The film puts three domains in sharp contrast, each involving a different relationship between technology and human intimacy: In the first, technology alienates human beings from each other by enhancing the trivial, routine, and irritating aspects of human relationships, and providing socially isolating compensations for these irritations. The second domain promises—at a grand scale—to use science and technology to repair this interference, by unlocking the meaning of the universe and forging a connection to higher truths and entities, objects of joint attention that should unite humanity via a set of common interests, purposes, and values. The third domain—still at the grand scale—makes use of technology to attempt to foreclose on the reparative possibilities of the second domain, by concealing them from the everyday hoi polloi who inhabit the first. The scientists uncovering the secrets of the universe turn out to serve governments whose power is predicated on concealing these secrets from their citizens, and making sure that technology is used principally to surveil, control, and pacify them.
The third domain is defeated by making the overweening pretensions of the second domain serve the more visceral, emotional, down-to-earth needs of the first: to make rationality, scientific inquiry, and technology serve the purpose of instinctually reinvigorating the realm of human care, by integrating them into the arts. This is the sort of synthesis of art and science that Nietzsche referred to as “joyful science.” And film—with its use of a multitude of technologies to combine word, sight, and sound—seems like a good example of such a synthesis, restoring a Dionysian element to a theatrical form that Nietzsche thought was always under threat of becoming too static and cerebral. The hope here is that rationality, when used correctly, will not deprive of us our emotional lives, but facilitate a dynamism in art that allows us to give better expression to them.
The first domain consists of local domestic scenes, long deprived of their romantic novelty, thoroughly routinized around meeting basic needs, and beset with the irritation predicated upon overlong familiarity and proximity. Spielberg’s movies seem to argue that these scenes are most successful when they allow themselves to be somewhat chaotic and insane. Family members show each other impulses, eccentricities, and a level of affective volatility they usually keep hidden from everyone else. When we first meet the Neary family (“neary” as in “close”), Roy’s attempt at a math lesson with his son is interrupted by his wife Ronnie asking him to make good on a promise to take the family to a movie, after which she quickly moves on to being irritated. She’s irritated not by the thing that we audience members already find extremely irritating—a kid in the background loudly smashing a baby doll to pieces, an activity that ends later only when Roy thankfully stops ignoring it and yells “you are close to death!”—but by the fact that her “breakfast table” is covered with husband’s “stuff,” which turns out to be a bunch of unidentifiable objects that look like they’ve flown out of a garbage can.
Technology was supposed to expand the space and time for human relationships…. Instead, its contracting effect is to divide the spatiotemporal realm into pieces: spatially, it becomes clutter and distraction; temporally, it becomes interruption.
The idea here seems to be that there is something inherently eccentric about the good-enough domestic scene, and that minor expressions of madness, as well as a tolerance for such expressions, are natural coping mechanisms for its difficulties.

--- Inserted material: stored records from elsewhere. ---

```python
class SDFMap:
    UNKNOWN, FREE, OCCUPIED = 0, 1, 2
    ESDF_AUTO, ESDF_PLAIN, ESDF_FAR, ESDF_PLAIN32 = -1, 0, 1, 2
    default_esdf_family = None

    def __init__(self, map_size, box_min=None, box_max=None, device=0, **params):
        self.L = lib()
        p = dict(DEFAULT_MAP)
        p.update(params)
        c = MapCfg()
        for k, v in p.items():
            setattr(c, k, v)
        org = (-map_size[0] / 2.0, -map_size[1] / 2.0, p["ground_height"])
        bmin = box_min if box_min is not None else org
        bmax = box_max if box_max is not None else tuple(org[i] + map_size[i] for i in range(3))
        for i in range(3):
            c.map_size[i] = float(map_size[i])
            c.box_min[i] = float(bmin[i])
            c.box_max[i] = float(bmax[i])
        c.device = device
        self.cfg = c
        h = C.c_void_p()
        check(self.L.fuelmi_map_create(C.byref(c), C.byref(h)))
        self.h = h
        info = MapInfo()
        check(self.L.fuelmi_map_get_info(self.h, C.byref(info)))
        self.info = info
        self.nvox = tuple(info.voxel_num)
        self.N = self.nvox[0] * self.nvox[1] * self.nvox[2]
        self.origin = np.array(info.origin)
        self.res = c.resolution
        if SDFMap.default_esdf_family is not None:
            self.setEsdfFamily(SDFMap.default_esdf_family)

    def setEsdfFamily(self, family):
        check(self.L.fuelmi_map_set_esdf_family(self.h, int(family)))

    def lastEsdfFamily(self):
        return self.L.fuelmi_map_last_esdf_family(self.h)

    _ESDF_KERNELS = (("k_esdf_zy", 1, None), ("k_esdf_zy4", 2, 1), ("k_esdf_zy_pk2", 3, None), ("k_esdf_x", 2, None),
                     ("k_esdf_x4", 3, 2), ("k_esdf_x_pk2", 1, None))

    @staticmethod
    def esdfPlan(dims, lo, hi, family, optimistic=False, signed_dist=False):
        out = (C.c_int * 42)()
        ints = lambda v: (C.c_int * 3)(*[int(a) for a in v])
        flags = (1 if optimistic else 0) | (2 if signed_dist else 0)
        check(lib().fuelmi_map_esdf_plan(ints(dims), ints(lo), ints(hi), int(family), flags, out))
        launches = []
        for i in range(out[0]):
            k, a0, a1, a2, grid, block, lds, zc, nzc, z0a = out[2 + 10 * i:12 + 10 * i]
            kname, nt, far = SDFMap._ESDF_KERNELS[k]
            targs = [("true" if a else "false") if j == far else str(a) for j, a in enumerate((a0, a1, a2)[:nt])]
            name = "%s<%s>" % (kname, ", ".join(targs))
            launches.append({"kernel": name, "grid": grid, "block": block, "lds": lds, "ZC": zc, "nzc": nzc, "z0a": z0a})
        return {"family": out[1], "launches": launches}

    @staticmethod
    def insertPlan():
        out = (C.c_int * 8)()
        check(lib().fuelmi_map_insert_plan(out))
        return {"lanes_per_ray": out[0], "ray_slots": out[1], "classify_slots": out[2], "cube": (out[3], out[4], out[5])}

    def lastInflateKernel(self):
        return self.L.fuelmi_map_last_inflate_kernel(self.h)

    def close(self):
        if getattr(self, "h", None):
            self.L.fuelmi_map_destroy(self.h)
            self.h = None

    def __del__(self):
        try:
            self.close()
        except Exception:
            pass

    def inputPointCloud(self, points, camera_pos):
        pts = np.ascontiguousarray(points, dtype=np.float32).reshape(-1, 3)
        check(self.L.fuelmi_map_input_points(self.h, pts.ctypes.data, 12, len(pts), _d3(camera_pos)))

    @staticmethod
    def depthConfig(fx=387.229248046875, fy=387.229248046875, cx=321.04638671875, cy=243.44969177246094,
                    maxdist=5.0, mindist=0.2, margin=2, scaling=1000.0, skip=2):
        return _lib.DepthCfg(fx, fy, cx, cy, maxdist, mindist, margin, scaling, skip)

    def inputDepthImage(self, depth, camera_pos, camera_q_wxyz, cfg=None):
        img = np.ascontiguousarray(depth, dtype=np.uint16)
        cfg = cfg or self.depthConfig()
        n = C.c_int(0)
        q = (C.c_double * 4)(*[float(v) for v in camera_q_wxyz])
# ... 1255 lines not shown
```
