# nintendops/EPN_PointCloud

Hardware: AMD Instinct MI355X
Metric: point-clouds/sec fwd+bwd, ModelNet40 N=1024 A=60 (higher is better)
Workload: dtype f32

## Files before the change

### epn_pointcloud_amd/csrc/c_api.hip

```cpp
#include <atomic>
#include <cstdlib>
#include <cstring>
#include <cxxabi.h>

#include "conv_internal.h"

using namespace epn;

static std::atomic<int> g_policy{0};
static bool force_generic() { return g_policy.load(std::memory_order_relaxed) == 1; }

namespace epn {
bool first_layer_on_valu() { return g_policy.load(std::memory_order_relaxed) == 2; }
#ifdef EPN_TUNING
int kernel_policy() { return g_policy.load(std::memory_order_relaxed); }
#else
int kernel_policy() { return 0; }
#endif
}

namespace {
thread_local const void *t_stub = nullptr;
thread_local bool t_stub_aux = true;
}
namespace epn {
void note_kernel(const void *host_stub, bool aux) {
    if (aux && t_stub) return;
    t_stub = host_stub;
    t_stub_aux = aux;
}
}

extern "C" const char *epn_last_kernel(void) {
    static thread_local char out[320];
    out[0] = 0;
    const void *stub = t_stub;
    t_stub = nullptr;
    t_stub_aux = true;
    if (!stub) return out;
    const char *mangled = hipKernelNameRefByPtr(stub, nullptr);
    if (!mangled) return out;
    int status = 0;
    char *dem = abi::__cxa_demangle(mangled, nullptr, nullptr, &status);
    const char *b = (status == 0 && dem) ? dem : mangled;
    if (!std::strncmp(b, "void ", 5)) b += 5;
    static const char anon[] = "(anonymous namespace)::";
    size_t o = 0;
    int depth = 0;
    for (size_t i = 0; b[i] && o + 1 < sizeof(out);) {
        if (!std::strncmp(b + i, anon, sizeof(anon) - 1)) { i += sizeof(anon) - 1; continue; }
        if (b[i] == '<') ++depth;
        else if (b[i] == '>') --depth;
        else if (b[i] == '(' && depth == 0) break;
        out[o++] = b[i++];
    }
    out[o] = 0;
    std::free(dem);
    return out;
}

extern "C" int epn_set_kernel_policy(int policy) {
#ifdef EPN_TUNING
    if (policy != 0 && policy != 1 && policy != 2 && (policy & ~0xff) != 0x100 && (policy & ~0xff) != 0x200 && (policy & ~0xff) != 0x400 && (policy & ~0xff) != 0x800 && (policy & ~0xff) != 0x900) return EPN_EINVAL;
#else
    if (policy != 0 && policy != 1 && policy != 2) return EPN_EINVAL;
#endif
    g_policy.store(policy, std::memory_order_relaxed);
    return 0;
}

static int check_desc(const epn_inter_desc *d) {
    if (!d) return EPN_ENULL;
    if (d->b < 0 || d->p1 < 1 || d->p2 < 0 || d->nn < 1 || d->na < 1 || d->ks < 1 || d->cin < 1 || d->cout < 1)
        return EPN_EINVAL;
    if (d->ks > EPN_KS_GENERIC_MAX) return EPN_EINVAL;
    if (!(d->sigma > 0.f) && !d->dense_w) return EPN_EINVAL;
    if (!d->ball_idx) return EPN_ENULL;
    if (!d->dense_w && (!d->xyz || !d->new_xyz || !d->anchors || !d->kernels)) return EPN_ENULL;
    return 0;
}

static bool use_mfma(const epn_inter_desc *d) { return inter_uses_mfma(d) && !force_generic() && !d->dense_w; }

extern "C" const char *epn_version(void) { return "epn_so3conv 0.5 (gfx950)"; }
extern "C" int epn_abi_version(void) { return EPN_ABI_VERSION; }

extern "C" const char *epn_strerror(int code) {
    switch (code) {
        case 0: return "success";
        case EPN_EINVAL: return "epn: invalid size or unsupported shape";
        case EPN_EWORKSPACE: return "epn: workspace missing or too small";
        case EPN_ENULL: return "epn: required pointer is NULL";
        default: return code > 0 ? hipGetErrorString((hipError_t)code) : "epn: unknown error";
    }
}

extern "C" int epn_inter_is_fused(const epn_inter_desc *d) {
    return d && (use_mfma(d) || (inter_c1_fwd_ok(d) && !force_generic())) ? 1 : 0;
}
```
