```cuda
struct PoseBlock {
// ... 113 lines not shown
    float y;
    asm("rcp.approx.ftz.f32 %0, %1;" : "=f"(y) : "f"(x));
    return y;
}
#endif
__device__ __forceinline__ float quad_form(const SplatReach &r, float dx, float dy) {
    return fmaf(dx, fmaf(r.b2, dy, r.a * dx), r.c * dy * dy);
}
__device__ __forceinline__ SplatReach make_splat_reach(float a, float b, float c, float rescale_times_opacity) {
    SplatReach r;
    r.a = a; r.b2 = 2.0f * b; r.c = c;
    const float ro = rescale_times_opacity;
    r.nb_ic = -b * rcp_fast(c);
    r.nb_ia = -b * rcp_fast(a);
    r.t2 = fmaf(2.0f * 1.002f, __logf(fmaxf(255.0f * ro, 1.0f)), 1e-3f);
    const float det = a * c - b * b;
    if (!(ro == ro) || !(det > 0.0f) || !(a > 0.0f) || !(c > 0.0f)) r.mode = 2;
    else if (ro < (1.0f / 255.0f) * 0.999f) r.mode = 0;
    else r.mode = 1;
    return r;
}
__device__ __forceinline__ bool rect_reachable(const SplatReach &r, float X0, float X1, float Y0, float Y1) {
    if (X0 <= 0.0f && X1 >= 0.0f && Y0 <= 0.0f && Y1 >= 0.0f) return true;
    const float ya = fminf(fmaxf(r.nb_ic * X0, Y0), Y1);
    const float yb = fminf(fmaxf(r.nb_ic * X1, Y0), Y1);
    const float xa = fminf(fmaxf(r.nb_ia * Y0, X0), X1);
    const float xb = fminf(fmaxf(r.nb_ia * Y1, X0), X1);
    const float best = fminf(fminf(quad_form(r, X0, ya), quad_form(r, X1, yb)),
                             fminf(quad_form(r, xa, Y0), quad_form(r, xb, Y1)));
    return !(best > r.t2);
}

__device__ __forceinline__ unsigned int splat_patch_mask(float u, float v, float a, float b, float c,
                                                         float rescale_times_opacity, float tile_x0,
                                                         float tile_y0) {
    const SplatReach r = make_splat_reach(a, b, c, rescale_times_opacity);
    if (r.mode == 0) return 0u;
    if (r.mode == 2) return 0xFFu;
    unsigned int m = 0;
#pragma unroll
    for (int w = 0; w < 8; ++w) {
        const float X0 = tile_x0 + 8.0f * (w & 1) + 0.5f - u;
        const float Y0 = tile_y0 + 4.0f * (w >> 1) + 0.5f - v;
        if (rect_reachable(r, X0, X0 + 7.0f, Y0, Y0 + 3.0f)) m |= 1u << w;
    }
    return m;
}
#endif

#if defined(__CUDACC__) || defined(GSB_HOST_EMU)
constexpr float GSB_L2E = 1.4426950408889634f;
#ifdef GSB_HOST_EMU
__device__ __forceinline__ float ex2_mufu(float x) { return exp2f(x); }
#else
__device__ __forceinline__ float ex2_mufu(float x) {
    float y;
    asm("ex2.approx.ftz.f32 %0, %1;" : "=f"(y) : "f"(x));
    return y;
}
#endif
__device__ __forceinline__ float fast_alpha(float dx, float dy, float A, float B, float C, float ro) {
    return ex2_mufu(fmaf(dx, fmaf(A, dx, B * dy), (C * dy) * dy)) * ro;
}
__device__ __forceinline__ void fast_planes(const float4 r0, const float4 r1, float4 &s0, float4 &s1) {
    s0 = make_float4(r0.x, r0.y, (-0.5f * GSB_L2E) * r0.z, -GSB_L2E * r0.w);
    s1 = make_float4((-0.5f * GSB_L2E) * r1.x, r1.y * r1.z, 1.0f - r1.z, r1.w);
}
#endif

#if defined(__CUDACC__) || defined(GSB_HOST_EMU)
#ifdef GSB_HOST_EMU
__device__ __forceinline__ void mbar_init(unsigned long long *bar, unsigned int) { *bar = 0; }
__device__ __forceinline__ void mbar_arrive_expect_tx(unsigned long long *, unsigned int) {}
__device__ __forceinline__ void bulk_copy_g2s(void *dst_smem, const void *src_gmem, unsigned int bytes,
                                              unsigned long long *) {
    memcpy(dst_smem, src_gmem, bytes);
}
__device__ __forceinline__ void mbar_wait(unsigned long long *, unsigned int) { simt_emu::warp_exchange(0u); }
__device__ __forceinline__ void fence_proxy_async_smem() {}
#else
__device__ __forceinline__ unsigned int smem_addr(const void *p) {
    return (unsigned int)__cvta_generic_to_shared(p);
}
__device__ __forceinline__ void mbar_init(unsigned long long *bar, unsigned int count) {
    asm volatile("mbarrier.init.shared::cta.b64 [%0], %1;" ::"r"(smem_addr(bar)), "r"(count));
    asm volatile("fence.mbarrier_init.release.cluster;" ::: "memory");
}
__device__ __forceinline__ void mbar_arrive_expect_tx(unsigned long long *bar, unsigned int bytes) {
    asm volatile("mbarrier.arrive.expect_tx.shared::cta.b64 _, [%0], %1;" ::"r"(smem_addr(bar)),
                 "r"(bytes)
                 : "memory");
}
__device__ __forceinline__ void bulk_copy_g2s(void *dst_smem, const void *src_gmem, unsigned int bytes,
                                              unsigned long long *bar) {
    asm volatile(
        "cp.async.bulk.shared::cluster.global.mbarrier::complete_tx::bytes [%0], [%1], %2, [%3];" ::"r"(
            smem_addr(dst_smem)),
        "l"(src_gmem), "r"(bytes), "r"(smem_addr(bar))
        : "memory");
}
__device__ __forceinline__ void mbar_wait(unsigned long long *bar, unsigned int parity) {
    asm volatile(
        "{\n"
        ".reg .pred p;\n"
        "WAIT_LOOP:\n"
        "mbarrier.try_wait.parity.shared::cta.b64 p, [%0], %1;\n"
        "@p bra WAIT_DONE;\n"
        "bra WAIT_LOOP;\n"
        "WAIT_DONE:\n"
        "}\n" ::"r"(smem_addr(bar)),
        "r"(parity)
        : "memory");
}
__device__ __forceinline__ void fence_proxy_async_smem() { asm volatile("fence.proxy.async.shared::cta;" ::: "memory"); }
#endif

#endif

#ifdef GSB_HOST_EMU
// ... 29 lines not shown
```

Before: 1299.

## Re-expand Gaussian exponent per warp patch centre and fold opacity into log2 term

```diff
diff --git a/taichi_3d_gaussian_splatting_b200/csrc/blend_bwd.cu b/taichi_3d_gaussian_splatting_b200/csrc/blend_bwd.cu
--- a/taichi_3d_gaussian_splatting_b200/csrc/blend_bwd.cu
+++ b/taichi_3d_gaussian_splatting_b200/csrc/blend_bwd.cu
@@ -169,8 +169,11 @@
                             v[8] = a_grad * gp * (1.0f - opa) * opa;
                             v[9] = STATS ? sqrtf(vs0 * vs0 + vs1 * vs1) : 0.0f;
                         } else {
-                            const float P = fast_alpha(d0, d1, (-0.5f * GSB_L2E) * r0.z, -GSB_L2E * r0.w,
-                                                       (-0.5f * GSB_L2E) * r1.x, r1.y);
+                            float4 c0, c1;
+                            patch_planes(make_float4(r0.x, r0.y, (-0.5f * GSB_L2E) * r0.z, -GSB_L2E * r0.w),
+                                         make_float4((-0.5f * GSB_L2E) * r1.x, r1.y, r1.z, r1.w), patch_cx(tile_x0, warp),
+                                         patch_cy(tile_y0, warp), c0, c1);
+                            const float P = patch_alpha(c0, c1, patch_lane(lane));
                             contributes = (idx < last) && (P >= 1.0f / 255.0f);
                             const float alpha = fminf(P, 0.99f);
                             const float inv = rcp_approx(1.0f - alpha);
diff --git a/taichi_3d_gaussian_splatting_b200/csrc/blend_bwd_transposed.cu b/taichi_3d_gaussian_splatting_b200/csrc/blend_bwd_transposed.cu
--- a/taichi_3d_gaussian_splatting_b200/csrc/blend_bwd_transposed.cu
+++ b/taichi_3d_gaussian_splatting_b200/csrc/blend_bwd_transposed.cu
@@ -114,6 +114,7 @@
     const int pu = tu * GSB_TILE_WIDTH + (warp & 1) * 8 + (lane & 7);
     const int pv = tv * GSB_TILE_HEIGHT + (warp >> 1) * 4 + (lane >> 3);
     const float px = (float)pu + 0.5f, py = (float)pv + 0.5f;
+    const PatchLane L = patch_lane(lane);
     const size_t pix = (size_t)pv * p.W + pu;
     const int start = p.tile_start[tile];
 
@@ -232,8 +233,16 @@
                 const int take = min(TB_CHUNK - have, count - pos);
                 if (lane < take) {
                     const int j = list[pos + lane], slot = have + lane;
-                    ck0[slot] = s_r0[j];
-                    ck1[slot] = s_r1[j];
+                    if (EXACT_EXP) {
+                        ck0[slot] = s_r0[j];
+                        ck1[slot] = s_r1[j];
+                    } else {
+                        float4 c0, c1;
+                        const float2 org = S.origin;
+                        patch_planes(s_r0[j], s_r1[j], patch_cx(org.x, warp), patch_cy(org.y, warp), c0, c1);
+                        ck0[slot] = c0;
+                        ck1[slot] = c1;
+                    }
                     float4 r2 = s_r2[j];
                     ck_off[slot] = __float_as_int(r2.w);
                     r2.w = __int_as_float(block_end - 1 - j);
@@ -266,7 +275,6 @@
                     const float4 r1 = ck1[i];
                     const float4 r2 = ck2[i];
                     const int idx = __float_as_int(r2.w);
-                    const float d0 = px - r0.x, d1 = py - r0.y;
                     float sf = 0.0f;
                     if constexpr (CF > 0) {
 #pragma unroll
@@ -280,6 +288,7 @@
                     }
                     float G, aT;
                     if (EXACT_EXP) {
+                        const float d0 = px - r0.x, d1 = py - r0.y;
                         const float q0 = r0.z * d0 + r0.w * d1;
                         const float q1 = r0.w * d0 + r1.x * d1;
                         const float gp = expf(-0.5f * (d0 * q0 + d1 * q1)) * r1.y;
@@ -312,7 +321,7 @@
                             mag1 += fabsf(G * q1);
                         }
                     } else {
-                        float P = fast_alpha(d0, d1, r0.z, r0.w, r1.x, r1.y);
+                        float P = patch_alpha(r0, r1, L);
                         P = keep_if_contributing(P, idx, last);
                         const float alpha = fminf(P, 0.99f);
                         const float inv = rcp_approx(1.0f - alpha);
@@ -325,8 +334,8 @@
                         w0 = fmaf(cg, aT, w0);
                         G = a_grad * P;
                         if (STATS) {
-                            const float q0 = (-2.0f / GSB_L2E) * fmaf(r0.z, d0, 0.5f * r0.w * d1);
-                            const float q1 = (-2.0f / GSB_L2E) * fmaf(0.5f * r0.w, d0, r1.x * d1);
+                            const float q0 = (-1.0f / GSB_L2E) * fmaf(2.0f * r0.w, L.i, fmaf(r1.x, L.j, r0.y));
+                            const float q1 = (-1.0f / GSB_L2E) * fmaf(r1.x, L.i, fmaf(2.0f * r1.y, L.j, r0.z));
                             mag0 += fabsf(G * q0);
                             mag1 += fabsf(G * q1);
                         }
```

That’s true up to the point where domestic madness gets extended into the second domain—into the “search for meaning” that turns people into artists and philosophers and crackpots who ignore their families and start looking for symbols in their mashed potatoes the way some of us look for symbols in films. In the meantime, the difficulties of domestic life—and its natural tendency to degrade into a meaningless, inertial getting-by—are enhanced by certain technological multipliers: the distraction of a toy train (which Roy lamely attempts to integrate into his math lesson); the interruption of a phone call; the distraction of a TV in the background. Technology was supposed to expand the space and time for human relationships, by being “labor-saving.” Instead its contracting effect is to divide the spatiotemporal realm into pieces: spatially, it becomes clutter and distraction. Temporally, it becomes interruption. Each of these is what psychoanalysts might call an “attack on linking”—an attack on the meaning that is made of connecting thoughts and feelings, something that requires some environmental, spatiotemporal continuity. Human intimacy, in turn, requires that we make these connections.
The second domain is, by comparison, grand. In the first domain, technology enhances the mundanity of life, by abetting the routine of persistence that suppresses the extraordinary fact of existence. In the second, it is the key to the extraordinary. It is the means by which scientists—cooperating at a global scale—are unraveling clues to the existence of extraterrestrials, and a means by which they might communicate with them. The tools in question are the recording devices, cameras, and computers—the same tool used in filmmaking—that are required to document and analyze their findings, including the five-tone melody that will be the key to communicating with the aliens. We also see these scientists racing about desolate places in jeeps, dune buggies, and helicopters, to find forms of motorized transport long since disappeared in the Bermuda triangle, including the bombers of Flight 19 and the SS Cotopaxi. It’s as if they were trying to use the transport technologies of the current era to engage in a quest to rediscover those of an era bygone. Technology here becomes a means of reflectively modifying the significance technology, in a way that reduces its rough, utilitarian edges with a nostalgic soft focus.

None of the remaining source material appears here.